Да, среди орков считалось даже не почетным, а просто… нормальным и правильным быть воином — по крайней мере, среди орков-мужчин. Сам жизненный опыт орка измерялся числом убитых врагов и ценностью награбленного добра. Женщины в орочьих племенах находились на положении чуть выше, чем скот или вещь; работа же так и вовсе считалась позорным и грязным делом. Ее полагалось взваливать на самых слабых и не боевитых орков; ну и еще на пленников.
Но вот что удивительно: если иной слабак, сроду не державший боевого топора, внезапно обнаруживал в себе дар, недоступный другим — отношение к нему менялось столь резко, сколь же и разительно. До такой степени, что если б даже не Кагар, а самый плохонький шаман вошел в дом к любому из соплеменников; если бы сел у его очага и вздумал отведать от его трапезы — никто бы и не подумал возражать, а тем паче прогонять такого гостя. Ибо известно каждому: даже плохонький шаман способен превратить жизнь обидчика в долгую беспросветную пытку.
А уж Кагар… о, он был не просто шаманом; его можно было назвать Шаманом с большой буквы — будь у орков своя письменность. Сравнивать Кагара с подавляющим большинством собратьев по ремеслу было бы столь же нелепо, как равнять, например, человека-художника с маляром, а рах-навазского мага — с деревенским колдунишкой.
Достаточно сказать, что Кагар стал уже постоянным гостем в Стране Духов — там, где чуть ли не всех остальных шаманов пускали разве что на порог. И умения его в глазах других орков граничили с всемогуществом. Если простой шаман мог лишь предвидеть погоду — то Кагар был способен по собственной воле насылать стихийные бедствия. Или отводить оные: в зависимости от надобностей, своих или племени.

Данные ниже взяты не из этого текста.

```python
def split2_lines(x):
    K = x.shape[-1]
    rows = x.numel() // K
    out = torch.empty(rows, K // 32, 2, 32, dtype=torch.int16, device=x.device)
    check(_lib.load().r4d_split2_lines_f16(_dev(x, torch.float32, "x"), rows, K, out.data_ptr(), _stream()), "split2_lines")
    return out


def layernorm_lines(x, w, b, eps=1e-5):
    d = x.shape[-1]
    rows = x.numel() // d
    y = torch.empty(rows, d // 32, 2, 32, dtype=torch.int16, device=x.device)
    check(_lib.load().r4d_layernorm_lines_f32(_dev(x, torch.float32, "x"), _dev(w, torch.float32, "w"), _dev(b, torch.float32, "b"),
                                              rows, d, eps, y.data_ptr(), _stream()), "layernorm_lines")
    return y
# ... 267 lines not shown
```

Measured before the change: 39980.

## Make h2p GEMM kernel persistent with next-tile prefetch overlapping epilogue

Converts the split-fp16 MFMA GEMM into a persistent kernel. The grid is capped at the CU count rounded down to a multiple of 8, and each block loops over tiles in strides of gridDim. Before running the epilogue of the current tile, it issues the first two DMA stages of the next tile, so global loads overlap with output stores and launch/tail overhead is reduced. This adds loop-carried register pressure and a one-block-per-CU occupancy assumption, and the new tile-mapping scheme could cause load imbalance when the tile count is not a multiple of the grid.

```diff
diff --git a/include/r4d.h b/include/r4d.h
--- a/include/r4d.h
+++ b/include/r4d.h
@@ -118,6 +118,7 @@
 int r4d_attention_h2_f32(const uint32_t* qkv_words_d, int32_t B, int32_t T, int32_t n_head, int32_t d, float* a_d, void* stream);
 
 int r4d_set_gemm_h2p(int32_t on);
+int r4d_set_gemm_h2p_persistent(int32_t on);
 int r4d_layernorm_lines_f32(const float* x_d, const float* w_d, const float* b_d, int32_t rows, int32_t d, float eps,
                             uint16_t* y_lines_d, void* stream);
 int r4d_split2_lines_f16(const float* x_d, int64_t rows, int32_t K, uint16_t* lines_d, void* stream);
diff --git a/rag4dyg_amd/_lib.py b/rag4dyg_amd/_lib.py
--- a/rag4dyg_amd/_lib.py
+++ b/rag4dyg_amd/_lib.py
@@ -76,6 +76,7 @@
     "r4d_attention_h2_kblk_f32": (c_int32, [_P, _P, c_int32, c_int32, c_int32, c_int32, _P, _P]),
     "r4d_set_range_flag": (c_int32, [_P]),
     "r4d_set_gemm_h2p": (c_int32, [c_int32]),
+    "r4d_set_gemm_h2p_persistent": (c_int32, [c_int32]),
     "r4d_layernorm_lines_f32": (c_int32, [_P, _P, _P, c_int32, c_int32, c_float, _P, _P]),
     "r4d_split2_lines_f16": (c_int32, [_P, c_int64, c_int32, _P, _P]),
     "r4d_conv1d_h2p_f32": (c_int32, [_P, _P, _P, _P, c_int32, c_int32, c_int32, c_int32, c_int32, _P, _P]),
diff --git a/rag4dyg_amd/csrc/common.h b/rag4dyg_amd/csrc/common.h
--- a/rag4dyg_amd/csrc/common.h
+++ b/rag4dyg_amd/csrc/common.h
@@ -139,6 +139,7 @@
 int launch_gemm_h2(const S3Args& a, hipStream_t stream);
 int launch_split2_planes(const float* w, int N, int K, long long ld_k, long long ld_n, unsigned short* planes, hipStream_t s);
 extern int g_gemm_h2p;
+extern int g_gemm_h2p_persistent;
 bool gemm_h2p_supported(int M, int K, int N);
 int launch_gemm_h2p(const S3Args& a, const unsigned short* a_lines, bool out_lines, hipStream_t stream);
 int launch_split2_lines(const float* x, long long rows, int K, unsigned short* lines, hipStream_t s);
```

Простой шаман кое-как толковал сны и обладал властью лишь над мертвыми вещами — наполняя их силой и превращая в амулеты. Кагар же через Страну Духов умел видеть будущее и прошлое; не хуже эльфийской провидицы он знал и ощущал то же, что чувствуют и знают деревья, трава и камни. А еще он понимал язык зверей… да не просто понимал, а умел общаться с ними… причем даже не на равных, а свысока. И именно это, последнее, умение стало основой могущества кагарова племени.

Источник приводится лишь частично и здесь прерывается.